__TRY IT__
Copy each line of the records that includes "bool".

__DATA LISTING__
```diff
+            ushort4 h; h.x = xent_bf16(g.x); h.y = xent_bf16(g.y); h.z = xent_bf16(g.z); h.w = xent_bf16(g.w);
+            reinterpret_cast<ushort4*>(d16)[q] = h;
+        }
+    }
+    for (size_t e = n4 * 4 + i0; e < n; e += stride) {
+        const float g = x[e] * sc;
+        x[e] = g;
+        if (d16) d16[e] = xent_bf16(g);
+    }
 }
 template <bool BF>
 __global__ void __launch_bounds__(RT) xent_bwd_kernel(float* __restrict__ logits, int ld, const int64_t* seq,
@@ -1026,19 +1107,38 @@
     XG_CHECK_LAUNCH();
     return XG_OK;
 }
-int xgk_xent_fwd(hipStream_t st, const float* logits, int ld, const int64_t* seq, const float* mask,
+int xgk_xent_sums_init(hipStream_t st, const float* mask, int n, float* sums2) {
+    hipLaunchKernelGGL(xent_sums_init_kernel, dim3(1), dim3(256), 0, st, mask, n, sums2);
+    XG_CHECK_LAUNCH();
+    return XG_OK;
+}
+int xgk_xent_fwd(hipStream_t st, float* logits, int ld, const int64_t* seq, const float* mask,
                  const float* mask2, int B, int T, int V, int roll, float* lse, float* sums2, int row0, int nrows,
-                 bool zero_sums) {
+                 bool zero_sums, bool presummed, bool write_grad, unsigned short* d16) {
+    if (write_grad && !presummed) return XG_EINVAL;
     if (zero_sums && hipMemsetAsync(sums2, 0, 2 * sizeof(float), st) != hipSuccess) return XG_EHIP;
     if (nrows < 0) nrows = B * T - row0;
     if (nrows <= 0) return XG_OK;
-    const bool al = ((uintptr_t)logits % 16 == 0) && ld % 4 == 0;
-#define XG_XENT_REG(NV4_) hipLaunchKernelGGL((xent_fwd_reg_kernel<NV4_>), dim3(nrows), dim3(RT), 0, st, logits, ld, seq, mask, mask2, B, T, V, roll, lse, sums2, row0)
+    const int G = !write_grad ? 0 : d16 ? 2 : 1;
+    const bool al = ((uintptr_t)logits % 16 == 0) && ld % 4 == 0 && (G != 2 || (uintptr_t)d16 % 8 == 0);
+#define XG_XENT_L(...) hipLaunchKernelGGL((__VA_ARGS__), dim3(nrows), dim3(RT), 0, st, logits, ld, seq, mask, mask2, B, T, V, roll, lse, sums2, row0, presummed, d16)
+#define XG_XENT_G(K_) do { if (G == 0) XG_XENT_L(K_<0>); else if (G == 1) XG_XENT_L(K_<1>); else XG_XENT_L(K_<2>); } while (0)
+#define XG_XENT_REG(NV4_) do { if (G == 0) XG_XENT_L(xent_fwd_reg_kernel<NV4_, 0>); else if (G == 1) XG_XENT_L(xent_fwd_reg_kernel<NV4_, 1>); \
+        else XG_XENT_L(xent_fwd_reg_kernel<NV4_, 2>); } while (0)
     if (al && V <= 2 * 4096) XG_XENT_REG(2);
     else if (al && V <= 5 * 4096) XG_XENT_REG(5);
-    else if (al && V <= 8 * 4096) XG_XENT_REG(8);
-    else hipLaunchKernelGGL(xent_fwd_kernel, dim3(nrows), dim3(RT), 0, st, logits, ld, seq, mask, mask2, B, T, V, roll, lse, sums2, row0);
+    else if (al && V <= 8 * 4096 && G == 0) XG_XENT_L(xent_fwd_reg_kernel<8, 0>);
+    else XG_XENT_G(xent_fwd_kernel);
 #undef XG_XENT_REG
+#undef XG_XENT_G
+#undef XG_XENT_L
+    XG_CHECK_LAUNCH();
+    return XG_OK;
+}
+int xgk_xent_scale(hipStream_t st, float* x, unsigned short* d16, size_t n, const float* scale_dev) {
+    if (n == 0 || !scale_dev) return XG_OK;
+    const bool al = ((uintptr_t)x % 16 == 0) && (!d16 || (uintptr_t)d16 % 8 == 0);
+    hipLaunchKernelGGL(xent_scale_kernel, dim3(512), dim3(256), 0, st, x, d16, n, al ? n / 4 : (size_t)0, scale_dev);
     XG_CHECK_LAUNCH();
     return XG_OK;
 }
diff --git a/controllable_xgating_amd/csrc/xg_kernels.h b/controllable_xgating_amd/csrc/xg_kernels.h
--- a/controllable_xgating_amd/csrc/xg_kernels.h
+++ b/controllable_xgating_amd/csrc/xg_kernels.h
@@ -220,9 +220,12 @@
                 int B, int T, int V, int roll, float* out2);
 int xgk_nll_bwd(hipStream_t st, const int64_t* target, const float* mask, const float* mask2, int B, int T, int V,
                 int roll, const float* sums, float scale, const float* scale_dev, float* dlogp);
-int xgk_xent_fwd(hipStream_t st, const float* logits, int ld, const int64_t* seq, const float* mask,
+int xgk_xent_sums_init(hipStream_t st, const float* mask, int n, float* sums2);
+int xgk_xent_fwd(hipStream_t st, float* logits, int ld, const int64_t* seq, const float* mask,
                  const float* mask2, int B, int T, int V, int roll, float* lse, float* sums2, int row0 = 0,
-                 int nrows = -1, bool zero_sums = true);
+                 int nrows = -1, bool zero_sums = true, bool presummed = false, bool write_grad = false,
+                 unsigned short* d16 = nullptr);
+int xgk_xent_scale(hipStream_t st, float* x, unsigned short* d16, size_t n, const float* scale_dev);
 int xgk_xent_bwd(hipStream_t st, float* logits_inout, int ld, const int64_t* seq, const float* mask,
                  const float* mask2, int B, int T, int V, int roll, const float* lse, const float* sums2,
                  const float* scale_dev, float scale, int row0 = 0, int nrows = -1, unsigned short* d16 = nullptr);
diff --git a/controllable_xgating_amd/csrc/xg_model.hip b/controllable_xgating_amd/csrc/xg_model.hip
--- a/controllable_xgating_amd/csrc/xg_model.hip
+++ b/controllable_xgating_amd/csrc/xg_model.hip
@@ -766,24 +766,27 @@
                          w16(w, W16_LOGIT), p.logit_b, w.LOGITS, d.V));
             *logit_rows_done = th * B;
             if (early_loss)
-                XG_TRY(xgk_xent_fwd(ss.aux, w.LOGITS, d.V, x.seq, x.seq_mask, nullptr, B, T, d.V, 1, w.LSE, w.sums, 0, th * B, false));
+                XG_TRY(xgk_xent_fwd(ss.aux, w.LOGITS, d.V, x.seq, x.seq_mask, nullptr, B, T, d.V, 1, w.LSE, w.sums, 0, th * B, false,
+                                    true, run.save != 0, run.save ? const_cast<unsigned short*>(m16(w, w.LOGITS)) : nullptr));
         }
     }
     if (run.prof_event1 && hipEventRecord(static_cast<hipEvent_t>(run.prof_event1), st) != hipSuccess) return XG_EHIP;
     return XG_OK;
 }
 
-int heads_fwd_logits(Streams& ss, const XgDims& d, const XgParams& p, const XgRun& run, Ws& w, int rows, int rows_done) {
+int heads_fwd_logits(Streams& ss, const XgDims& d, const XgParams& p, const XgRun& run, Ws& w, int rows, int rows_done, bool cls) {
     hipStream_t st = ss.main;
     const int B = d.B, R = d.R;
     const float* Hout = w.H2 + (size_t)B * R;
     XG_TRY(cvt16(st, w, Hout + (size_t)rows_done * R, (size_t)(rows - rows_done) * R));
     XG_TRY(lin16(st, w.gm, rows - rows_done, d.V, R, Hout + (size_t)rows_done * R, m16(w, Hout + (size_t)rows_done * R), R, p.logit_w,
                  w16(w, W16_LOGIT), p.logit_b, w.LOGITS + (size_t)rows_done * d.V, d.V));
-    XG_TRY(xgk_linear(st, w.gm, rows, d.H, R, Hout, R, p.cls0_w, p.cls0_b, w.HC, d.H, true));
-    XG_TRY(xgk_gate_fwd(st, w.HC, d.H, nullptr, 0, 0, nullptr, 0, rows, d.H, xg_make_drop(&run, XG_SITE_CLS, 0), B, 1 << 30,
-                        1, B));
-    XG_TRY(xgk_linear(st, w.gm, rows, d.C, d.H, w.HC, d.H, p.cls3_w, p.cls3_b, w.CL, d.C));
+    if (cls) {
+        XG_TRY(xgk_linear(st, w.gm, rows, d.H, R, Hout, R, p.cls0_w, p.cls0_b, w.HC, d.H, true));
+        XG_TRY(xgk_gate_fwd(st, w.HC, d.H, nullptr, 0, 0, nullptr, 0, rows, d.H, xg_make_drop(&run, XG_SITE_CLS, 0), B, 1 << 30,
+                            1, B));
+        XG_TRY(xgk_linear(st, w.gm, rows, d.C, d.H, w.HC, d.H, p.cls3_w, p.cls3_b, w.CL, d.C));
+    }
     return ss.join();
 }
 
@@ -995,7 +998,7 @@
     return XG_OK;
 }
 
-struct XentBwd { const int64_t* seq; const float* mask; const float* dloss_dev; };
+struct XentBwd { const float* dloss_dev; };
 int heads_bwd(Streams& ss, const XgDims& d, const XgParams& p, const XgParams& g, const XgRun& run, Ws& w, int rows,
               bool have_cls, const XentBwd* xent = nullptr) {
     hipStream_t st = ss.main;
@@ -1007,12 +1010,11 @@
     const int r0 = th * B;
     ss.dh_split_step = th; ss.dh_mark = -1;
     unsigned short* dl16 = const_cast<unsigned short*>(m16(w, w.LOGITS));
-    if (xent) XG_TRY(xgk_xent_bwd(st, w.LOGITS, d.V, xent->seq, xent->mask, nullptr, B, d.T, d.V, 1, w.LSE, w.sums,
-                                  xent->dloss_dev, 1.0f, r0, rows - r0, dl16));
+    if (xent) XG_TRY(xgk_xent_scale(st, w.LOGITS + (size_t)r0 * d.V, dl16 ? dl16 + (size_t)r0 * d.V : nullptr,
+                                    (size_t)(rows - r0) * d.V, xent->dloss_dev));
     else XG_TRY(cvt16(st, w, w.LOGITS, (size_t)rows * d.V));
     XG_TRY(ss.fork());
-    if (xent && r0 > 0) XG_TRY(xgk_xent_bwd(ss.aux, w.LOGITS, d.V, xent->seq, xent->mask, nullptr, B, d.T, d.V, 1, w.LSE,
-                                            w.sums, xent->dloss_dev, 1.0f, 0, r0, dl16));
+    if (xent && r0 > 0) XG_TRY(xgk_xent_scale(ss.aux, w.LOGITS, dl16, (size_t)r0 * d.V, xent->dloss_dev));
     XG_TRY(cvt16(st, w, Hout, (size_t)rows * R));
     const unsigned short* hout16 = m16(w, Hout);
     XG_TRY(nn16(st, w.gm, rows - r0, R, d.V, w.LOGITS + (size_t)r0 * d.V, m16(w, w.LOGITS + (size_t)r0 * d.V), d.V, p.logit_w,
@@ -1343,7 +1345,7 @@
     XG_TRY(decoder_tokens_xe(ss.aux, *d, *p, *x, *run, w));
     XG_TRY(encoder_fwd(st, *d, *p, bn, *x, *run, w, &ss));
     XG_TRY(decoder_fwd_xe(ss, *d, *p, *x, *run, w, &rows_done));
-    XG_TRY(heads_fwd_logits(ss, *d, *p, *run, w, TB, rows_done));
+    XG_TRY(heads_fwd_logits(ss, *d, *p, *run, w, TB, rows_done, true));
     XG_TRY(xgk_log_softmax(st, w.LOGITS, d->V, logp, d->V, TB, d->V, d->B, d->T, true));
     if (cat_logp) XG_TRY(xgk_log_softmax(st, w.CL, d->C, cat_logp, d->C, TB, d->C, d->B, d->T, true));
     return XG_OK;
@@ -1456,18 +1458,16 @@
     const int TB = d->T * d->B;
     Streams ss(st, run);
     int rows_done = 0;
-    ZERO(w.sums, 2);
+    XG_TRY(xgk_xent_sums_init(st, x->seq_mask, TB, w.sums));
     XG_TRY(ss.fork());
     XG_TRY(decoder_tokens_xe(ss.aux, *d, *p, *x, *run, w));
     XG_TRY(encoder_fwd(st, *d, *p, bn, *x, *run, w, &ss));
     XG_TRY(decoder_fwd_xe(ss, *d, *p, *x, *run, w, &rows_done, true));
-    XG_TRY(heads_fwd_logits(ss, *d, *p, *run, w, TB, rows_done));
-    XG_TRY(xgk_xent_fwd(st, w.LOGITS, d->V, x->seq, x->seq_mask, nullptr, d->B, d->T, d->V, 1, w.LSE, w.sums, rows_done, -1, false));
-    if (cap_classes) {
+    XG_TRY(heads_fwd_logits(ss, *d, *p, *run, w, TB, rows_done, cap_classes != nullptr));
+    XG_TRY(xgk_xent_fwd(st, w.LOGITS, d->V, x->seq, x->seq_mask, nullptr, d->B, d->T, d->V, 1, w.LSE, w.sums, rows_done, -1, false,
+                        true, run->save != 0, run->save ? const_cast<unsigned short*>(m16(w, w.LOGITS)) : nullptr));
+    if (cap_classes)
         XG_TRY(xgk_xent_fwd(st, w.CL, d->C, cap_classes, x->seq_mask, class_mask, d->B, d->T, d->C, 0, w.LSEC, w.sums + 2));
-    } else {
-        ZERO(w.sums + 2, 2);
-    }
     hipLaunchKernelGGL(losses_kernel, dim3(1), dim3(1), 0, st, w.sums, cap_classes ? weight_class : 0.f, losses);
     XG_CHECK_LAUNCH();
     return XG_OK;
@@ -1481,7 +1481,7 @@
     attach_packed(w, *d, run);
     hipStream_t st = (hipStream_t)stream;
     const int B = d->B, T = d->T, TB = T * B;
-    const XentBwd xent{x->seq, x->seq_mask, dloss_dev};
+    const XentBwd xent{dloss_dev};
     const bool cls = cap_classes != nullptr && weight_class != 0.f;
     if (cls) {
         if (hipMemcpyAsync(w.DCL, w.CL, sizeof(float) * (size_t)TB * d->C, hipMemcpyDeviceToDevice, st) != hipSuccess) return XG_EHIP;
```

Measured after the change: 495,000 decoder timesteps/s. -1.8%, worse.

__EXERCISE RESULT__
 template <bool BF>
-                 bool zero_sums) {
+                 bool zero_sums, bool presummed, bool write_grad, unsigned short* d16) {
-    const bool al = ((uintptr_t)logits % 16 == 0) && ld % 4 == 0;
+    const bool al = ((uintptr_t)logits % 16 == 0) && ld % 4 == 0 && (G != 2 || (uintptr_t)d16 % 8 == 0);
+    const bool al = ((uintptr_t)x % 16 == 0) && (!d16 || (uintptr_t)d16 % 8 == 0);
-                 int nrows = -1, bool zero_sums = true);
+                 int nrows = -1, bool zero_sums = true, bool presummed = false, bool write_grad = false,
+int heads_fwd_logits(Streams& ss, const XgDims& d, const XgParams& p, const XgRun& run, Ws& w, int rows, int rows_done, bool cls) {
               bool have_cls, const XentBwd* xent = nullptr) {
     const bool cls = cap_classes != nullptr && weight_class != 0.f;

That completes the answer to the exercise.